All eyes on appellate court as it decides on Musa’s appeal

KOTA KINABALU: The Court of Appeal is expected to decide today on an appeal by 33 state assemblymen led by former chief minister Tan Sri Musa Aman (pic) who are challenging the Sabah Governor’s decision to dissolve the state assembly.

The appellate court hearing the case in Putrajaya will be deciding on the appeal by the assemblymen against a High Court decision to dismiss their application for leave for judicial review.

The High Court had decided that Yang di-Pertua Negeri Tun Juhar Mahiruddin’s actions were not justiciable in a court of law.

On Aug 21, Sarawak-based Judicial Commissioner Leonard David Shim, in dismissing the 33 assemblymen’s application, ruled that Datuk Seri Mohd Shafie Apdal as Chief Minister had the right to request for the dissolution of legislative assembly and Juhar had acted within the constitutional powers to allow for the dissolution.

As such, Justice Shim in his ruling said that the dissolution and proclamation were not amenable to judicial review and he refused the leave application.

Amid the legal bids, the Election Commission has set Sept 12 for nominations for the 16th Sabah State Elections with polling set for Sept 26.

Juhar will be represented by Sabah Attorney General Brenddon Keith Soh and Shafie by lawyer Datuk Dr Cyrus Das while the 33 assemblymen will be represented by Tengku Fuad Tengku Ahmad and Datuk Firoz Hussein Ahmad Jamaluddin.

Though political parties have been gearing for the elections since the dissolution, most are widely seen to be waiting for today’s Court of Appeal decision.

The parties that include incumbents Warisan Plus alliance and opposition Perikatan Nasional and its partners have yet to disclose their seat-sharing ratios as well as possible candidates pending the appellate court’s decision.

Legal circles are also watching the case as it could either end up as academic or set a new precedence in national politics.

According to constitutional expert Lim Wei Jiet, if the appeal was allowed, it could set a precedent where the courts could look into whether a ruler or governor had lawfully exercised his powers to dissolve a state legislative assembly.

“This would be a new precedent in Malaysia and open the possibility of challenging such decisions in future.

“If the appeal is not allowed, then Musa has one more level of appeal.
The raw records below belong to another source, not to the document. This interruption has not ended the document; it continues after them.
+__global__ __launch_bounds__(64) void dk_phi(DevArgs a)
+{
+    AV_FILTER_PRIO();
+    __shared__ double work[PROP_PHI_DOUBLES];
+    __shared__ unsigned prow[IMU_DIM];
+    constexpr int N = IMU_DIM;
+    const int tid = threadIdx.x;
+    const PropArgs& pa = a.prop[blockIdx.x];
+    if (pa.n == 0) return;
+    propagate_phi<64>(pa, work, prow);
+    const double* Phi = work + 2 * N * N, * T = Phi + N * N;
+    PhiRec& R = a.phi[blockIdx.x];
+    for (int i = tid; i < N * N; i += 64) {
+        const int r = i / N, c = i - r * N;
+        R.Phi[i] = Phi[i];
+        R.Q[i] = propagate_noise(pa, T, r, c);
+    }
+    if (tid < N) R.prow[tid] = prow[tid];
+    if (tid == 0) R.dt = pa.dt;
+}
+
 template <int NT>
 __global__ __launch_bounds__(NT) void dk_cov(DevArgs a)
 {
     AV_FILTER_PRIO();
-    __shared__ double P11s[IMU_DIM * IMU_DIM], PhiT[IMU_DIM * IMU_DIM], work[PROP_LDS_DOUBLES];
-    const int s = blockIdx.x, tid = threadIdx.x, N = IMU_DIM;
-    const DCov cv = a.cov[s];
+    constexpr int N = IMU_DIM, NN = N * N, PER = (NN + NT - 1) / NT, CW = 64;
+    __shared__ double lds[5 * NN];
+    __shared__ unsigned prow[N];
+    static_assert(4 * NN >= N * CW, "the cross block's panel lives in the IMU block and the work matrices");
+    double* const PhiT = lds, * const P11s = PhiT + NN, * const Phi = P11s + NN, * const F2 = Phi + NN, * const Fb = F2 + NN, * const work = P11s;
+    const int s = blockIdx.x, tid = threadIdx.x;
+    const DCov& cv = a.cov[s];
     if (!cv.act) return;
     double* P = cv.aa.P;
-    const int n = cv.aa.n, ld = cv.aa.ld;
+    const int n = cv.aa.n, ld = cv.aa.ld, cnt = cv.cnt;
     auto stamp = [&](int i) { if (a.prof && s == 0 && tid == 0) a.prof[i] = __builtin_amdgcn_s_memrealtime(); };
     stamp(0);
-    if (cv.cnt > 0) {
-        for (int i = tid; i < N * N; i += NT) { const int r = i / N, c = i - r * N; P11s[i] = P[(size_t)r * ld + c]; PhiT[i] = r == c ? 1.0 : 0.0; }
-        __syncthreads();
-        for (int k = 0; k < cv.cnt; ++k) propagate_body<true, NT>(a.prop[cv.first + k], P11s, PhiT, work);
+    if (cnt > 0) {
+        const PhiRec* rec = a.phi + cv.first;
+        double nPhi[PER], nQ[PER], Qr[PER], ndt;
+        unsigned nrow = 0;
+        auto fetch = [&](const PhiRec& R) {
+#pragma unroll
+            for (int u = 0; u < PER; ++u) { const int i = tid + NT * u; nPhi[u] = i < NN ? R.Phi[i] : 0.0; nQ[u] = i < NN ? R.Q[i] : 0.0; }
+            if (tid < N) nrow = R.prow[tid];
+            ndt = R.dt;
+        };
+        fetch(rec[0]);
+        for (int i = tid; i < NN; i += NT) { const int r = i / N, c = i - r * N; P11s[i] = P[(size_t)r * ld + c]; PhiT[i] = r == c ? 1.0 : 0.0; }
+        for (int k = 0; k < cnt; ++k) {
+#pragma unroll
+            for (int u = 0; u < PER; ++u) { const int i = tid + NT * u; if (i < NN) Phi[i] = nPhi[u]; Qr[u] = nQ[u]; }
+            if (tid < N) prow[tid] = nrow;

He has to, however, obtain leave from the Federal Court to proceed with the appeal, ” he said.

Lim also said that if the appeal was allowed, the Court of Appeal would likely remit the matter back to the Kota Kinabalu High Court to decide at the substantive stage whether the dissolution was legal.

“We must remember that this appeal is only in relation to the Kota Kinabalu High Court’s decision at the leave (threshold) stage for judicial review and there is no determination of the merits yet.
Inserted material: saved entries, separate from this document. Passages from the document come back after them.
# PhiFEM/phiFEM

Measured on AMD Instinct MI355X. Metric: assembled+solved DoF/s, 3D Poisson phi-FEM (tag+assemble+solve), higher is better.
Workload: dtype f64

## Files before the change

include/phifem_hip.h:

```cpp
#ifndef PHIFEM_HIP_H
#define PHIFEM_HIP_H

#include <stdint.h>

#ifdef __cplusplus
extern "C" {
#endif

typedef struct phx_mesh phx_mesh;
typedef struct phx_system phx_system;

enum phx_status {
  PHX_OK = 0,
  PHX_ERR_VALUE = -1,
  PHX_ERR_NOT_IMPLEMENTED = -2,
  PHX_ERR_HIP = -3,
  PHX_ERR_PARTITION = -4,
  PHX_ERR_CAPACITY = -5,
  PHX_ERR_BREAKDOWN = -6,
  PHX_ERR_TIMEOUT = -7
};

enum phx_loc { PHX_HOST = 0, PHX_DEVICE = 1 };

// ... 15 lines not shown
  PHX_ARR_BFACETS = 6,
  PHX_ARR_C2E = 7,
  PHX_ARR_EDGES = 8
};

int phx_version(void);
const char *phx_last_error(void);
int phx_device_count(int *n);
int phx_pool_release(void);
int phx_pool_stats(int64_t *live_bytes, int64_t *cached_bytes);

int phx_detection_points(int cell_type, int degree, int which, double *out, int64_t *npts);

int phx_levelset_points_count(phx_mesh *m, int detection_degree, int64_t *count);
int phx_levelset_eval_points(phx_mesh *m, int detection_degree, const double *nodal, int loc,
                             double *out_device);
int phx_detection_points_physical(phx_mesh *m, int detection_degree, double *out_device);

int phx_lagrange_nodes(int cell_type, int degree, double *out, int64_t *n);
int phx_lagrange_tabulate(int cell_type, int degree, int64_t npts, const double *pts, double *out);
int phx_levelset_eval_points_deg(phx_mesh *m, int detection_degree, int levelset_degree, const double *nodal,
                                 int loc, double *out_device);
int phx_lagrange_dof_points(phx_mesh *m, int degree, double *out_device);

int phx_topology_build_host(int cell_type, int64_t nv, int64_t nc, const int32_t *cells,
                            int32_t *c2f, int32_t *f2c, int64_t *nf);

int phx_mesh_create(int gdim, int cell_type, int64_t nv, const double *coords, int64_t nc,
                    const int32_t *cells, int device, phx_mesh **out);

int phx_mesh_create_box(int gdim, const double *lo, const double *hi, const int64_t *n,
                        const int64_t *offset, const int64_t *n_global, int device,
                        phx_mesh **out);

int phx_mesh_set_slab_faces(phx_mesh *m, int lower_is_cut, int upper_is_cut);
int phx_mesh_destroy(phx_mesh *m);
int phx_mesh_edge_count(phx_mesh *m, int64_t *ne);
int phx_mesh_counts(const phx_mesh *m, int64_t *counts);
int phx_mesh_get_array(phx_mesh *m, int which, void *out, int loc);
int phx_mesh_stream(phx_mesh *m, uint64_t *stream);
int phx_mesh_synchronize(phx_mesh *m);
int phx_mesh_set_stream(phx_mesh *m, uint64_t stream);
enum phx_option {
  PHX_OPT_PROFILE_SPMV = 1,
  PHX_OPT_HAS_EXTERIOR = 2,
  PHX_OPT_SPMV_XCD_GROUP = 3,
  PHX_OPT_PRECOND = 5,
  PHX_OPT_EXPORT_CSR = 7,
  PHX_OPT_STRUCTURED = 8,
  PHX_OPT_DETERMINISTIC = 9,
  PHX_OPT_EL_COARSE = 10,
  PHX_OPT_STENCIL_PLANE_ROWS = 11,
  PHX_OPT_P2_COARSE = 12,
  PHX_OPT_ALLOW_EMPTY = 6,
  PHX_OPT_SPMV_VALUE_INDEX = 4
};
int phx_set_option(phx_mesh *m, int option, int64_t value);
int phx_box_poisson_solve(int device, const int *L, const double *h, int f32, double *f_host);
int phx_box_dst_bench(int device, const int *L, int f32, int reps, double *out_us3);
int phx_dense_inverse(int device, int64_t n, double *a_host, int *singular);
int phx_event_pair_overhead(phx_mesh *m, double *seconds);
int phx_mesh_tag_histogram(const phx_mesh *m, int64_t *cells4, int64_t *facets7);

int phx_tag_cells(phx_mesh *m, int phi_kind, const double *phi, int loc, int detection_degree,
                  int single_layer_cut, int *warn_zero_denominator);

int phx_tag_facets(phx_mesh *m, int phi_kind, const double *phi, int loc, int detection_degree);

int phx_overwrite_tags(phx_mesh *m, int entity_is_facet, int64_t n, const int32_t *indices,
                       const int32_t *values);
int phx_set_tags(phx_mesh *m, int entity_is_facet, const int32_t *values, int loc);

int phx_integration_entities(phx_mesh *m, int which, int32_t *out, int64_t *n_pairs);

int phx_submesh_create(phx_mesh *m, phx_mesh **sub);
int phx_submesh_maps(phx_mesh *sub, int32_t *c_map, int32_t *v_map);

int phx_partition_cells(phx_mesh *m, int nparts, const int32_t *weights, int32_t *part, int loc);
int phx_partition_layout(phx_mesh *m, int nparts, const int32_t *part, int rank, int32_t *owner, uint8_t *flags, int loc);
int phx_submesh_create_from_flags(phx_mesh *m, const uint8_t *flags, int loc, phx_mesh **sub);

int phx_mesh_refine(phx_mesh *m, phx_mesh **fine);
int phx_prolongate(phx_mesh *coarse, phx_mesh *fine, int degree, int ncomp, const double *in, int loc_in,
                   double *out, int loc_out);
int phx_refine_tables(int cell_type, int32_t *children, int *nchild, double *p2_weights);

int phx_locate_points(phx_mesh *m, int64_t npts, const double *pts, int loc, double tol, int32_t *cells_out,
                      double *xref_out, int loc_out);
int phx_eval_points(phx_mesh *m, int degree, int ncomp, const double *values, int loc_v, int64_t npts,
                    const int32_t *cells, const double *xref, int loc_p, int want_grad, double fill, double *out,
                    double *grad_out, int loc_out);
int phx_locator_info(const phx_mesh *m, int64_t *info);
int phx_locate_timings(const phx_mesh *m, double *t);

int phx_assemble_poisson_wd(phx_mesh *m, double pen_coef, double stab_coef, const double *phi_h,
                            const double *f_h, const double *u_D, int loc, phx_system **out);
int phx_assemble_poisson_wd_p2(phx_mesh *m, double pen_coef, double stab_coef, const double *phi_h,
                               int phi_degree, const double *f_h, const double *u_D, int loc,
                               phx_system **out);
int phx_assemble_poisson_sd(phx_mesh *m, double stab_coef, int degree, const double *phi_h,
                            int phi_degree, const double *f_h, int loc, phx_system **out);
int phx_assemble_poisson_flux(phx_mesh *m, const double *params, int facet_tag, int quadrature_degree,
                              const double *phi_h, const double *f_h, const double *g_h, int loc,
                              phx_system **out);
int phx_assemble_elasticity_if(phx_mesh *m, const double *params, const double *phi_h,
                               const double *f_h, const double *u_D, const int32_t *bc_vertices,
// ... 61 lines not shown
```

phifem_amd/_lib.py:

```python
import ctypes as C
import os

_HERE = os.path.dirname(os.path.abspath(__file__))
LIB_PATH = os.path.join(_HERE, "libphifem_hip.so")

if not os.path.exists(LIB_PATH):
    raise ImportError(
        f"{LIB_PATH} is missing: build it with `python -c 'import __graft_entry__ as g; g.build()'` "
        "(or `make -C phifem_amd/csrc`).  phifem_amd has no CPU fallback.")

if os.environ.get("PHIFEM_NO_TORCH", "") != "1":
    try:
        import torch
    except ImportError:
        pass

lib = C.CDLL(LIB_PATH)

HOST, DEVICE = 0, 1
TRIANGLE, QUADRILATERAL, TETRAHEDRON = 0, 1, 2
CELL_TYPES = {"triangle": TRIANGLE, "quadrilateral": QUADRILATERAL, "tetrahedron": TETRAHEDRON}
CELL_NAMES = {v: k for k, v in CELL_TYPES.items()}
PHI_NODAL_P1, PHI_POINTS, PHI_QUADRIC = 0, 1, 2
(OPT_PROFILE_SPMV, OPT_HAS_EXTERIOR, OPT_SPMV_XCD_GROUP, OPT_SPMV_VALUE_INDEX, OPT_PRECOND, OPT_ALLOW_EMPTY,
 OPT_EXPORT_CSR, OPT_STRUCTURED, OPT_DETERMINISTIC, OPT_EL_COARSE, OPT_STENCIL_PLANE_ROWS, OPT_P2_COARSE) = (
    1, 2, 3, 4, 5, 6, 7, 8, 9, 10, 11, 12)
(ARR_COORDS, ARR_CELLS, ARR_C2F, ARR_F2C, ARR_CELL_TAGS, ARR_FACET_TAGS, ARR_BFACETS, ARR_C2E,
 ARR_EDGES) = range(9)

OK, ERR_VALUE, ERR_NOT_IMPLEMENTED, ERR_HIP, ERR_PARTITION, ERR_CAPACITY, ERR_BREAKDOWN, ERR_TIMEOUT = (
    0, -1, -2, -3, -4, -5, -6, -7)

_vp, _i, _i64, _d = C.c_void_p, C.c_int, C.c_int64, C.c_double
_pi, _pi64, _pd = C.POINTER(C.c_int), C.POINTER(C.c_int64), C.POINTER(C.c_double)

SIGNATURES = {
    "phx_version": ([], _i),
    "phx_last_error": ([], C.c_char_p),
    "phx_device_count": ([_pi], _i),
    "phx_pool_release": ([], _i),
    "phx_pool_stats": ([_pi64, _pi64], _i),
    "phx_detection_points": ([_i, _i, _i, _vp, _pi64], _i),
    "phx_levelset_points_count": ([_vp, _i, _pi64], _i),
    "phx_levelset_eval_points": ([_vp, _i, _vp, _i, _vp], _i),
    "phx_detection_points_physical": ([_vp, _i, _vp], _i),
    "phx_lagrange_nodes": ([_i, _i, _vp, _pi64], _i),
    "phx_lagrange_tabulate": ([_i, _i, _i64, _vp, _vp], _i),
    "phx_levelset_eval_points_deg": ([_vp, _i, _i, _vp, _i, _vp], _i),
    "phx_lagrange_dof_points": ([_vp, _i, _vp], _i),
    "phx_topology_build_host": ([_i, _i64, _i64, _vp, _vp, _vp, _pi64], _i),
    "phx_mesh_create": ([_i, _i, _i64, _vp, _i64, _vp, _i, C.POINTER(_vp)], _i),
    "phx_mesh_create_box": ([_i, _vp, _vp, _vp, _vp, _vp, _i, C.POINTER(_vp)], _i),
    "phx_mesh_set_slab_faces": ([_vp, _i, _i], _i),
    "phx_mesh_destroy": ([_vp], _i),
    "phx_mesh_counts": ([_vp, _pi64], _i),
    "phx_mesh_edge_count": ([_vp, _pi64], _i),
    "phx_mesh_get_array": ([_vp, _i, _vp, _i], _i),
    "phx_mesh_stream": ([_vp, C.POINTER(C.c_uint64)], _i),
    "phx_mesh_synchronize": ([_vp], _i),
    "phx_mesh_set_stream": ([_vp, C.c_uint64], _i),
    "phx_set_option": ([_vp, _i, _i64], _i),
    "phx_event_pair_overhead": ([_vp, _pd], _i),
    "phx_box_poisson_solve": ([_i, _pi, _pd, _i, _vp], _i),
    "phx_box_dst_bench": ([_i, _pi, _i, _i, _pd], _i),
    "phx_mesh_tag_histogram": ([_vp, _pi64, _pi64], _i),
    "phx_krylov_precond_active": ([_vp, _pi], _i),
    "phx_krylov_precond_disable": ([_vp], _i),
    "phx_precond_info": ([_vp, _pd], _i),
    "phx_coarse_info": ([_vp, _pd], _i),
    "phx_coarse_export": ([_vp, _vp, _vp], _i),
    "phx_precond_local_bbox": ([_vp, _pi64], _i),
    "phx_precond_setup_global": ([_vp, _pi64, _i, _i, _pi64, _pi64], _i),
    "phx_precond_set_carry_buffers": ([_vp, _vp, _vp], _i),
    "phx_precond_dist_info": ([_vp, _pi64], _i),
    "phx_krylov_attach": ([_vp, _vp, _vp, _vp], _i),
    "phx_krylov_phase": ([_vp, _i], _i),
    "phx_krylov_finish": ([_vp, _vp, _i], _i),
    "phx_krylov_profile": ([_vp, _i, _pd, _pi64], _i),
    "phx_system_get_perm": ([_vp, _vp, _vp, _vp, _i], _i),
# ... 96 lines not shown
```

“The Court of Appeal in remitting may be asked to stay the state elections pending the High Court’s decision. If a stay is granted, the elections will be halted, ” he said.

Meanwhile, Bar Council’s Constitutional Law Committee co-chair Andrew Khoo said if the appeal was allowed, it would mean that the Yang di-Pertua Negeri’s exercise of discretion could be looked into by the courts.

This, said Khoo, could open doors to the courts to review any and all of the Yang di-Pertua Negeri’s exercise of discretion in other matters.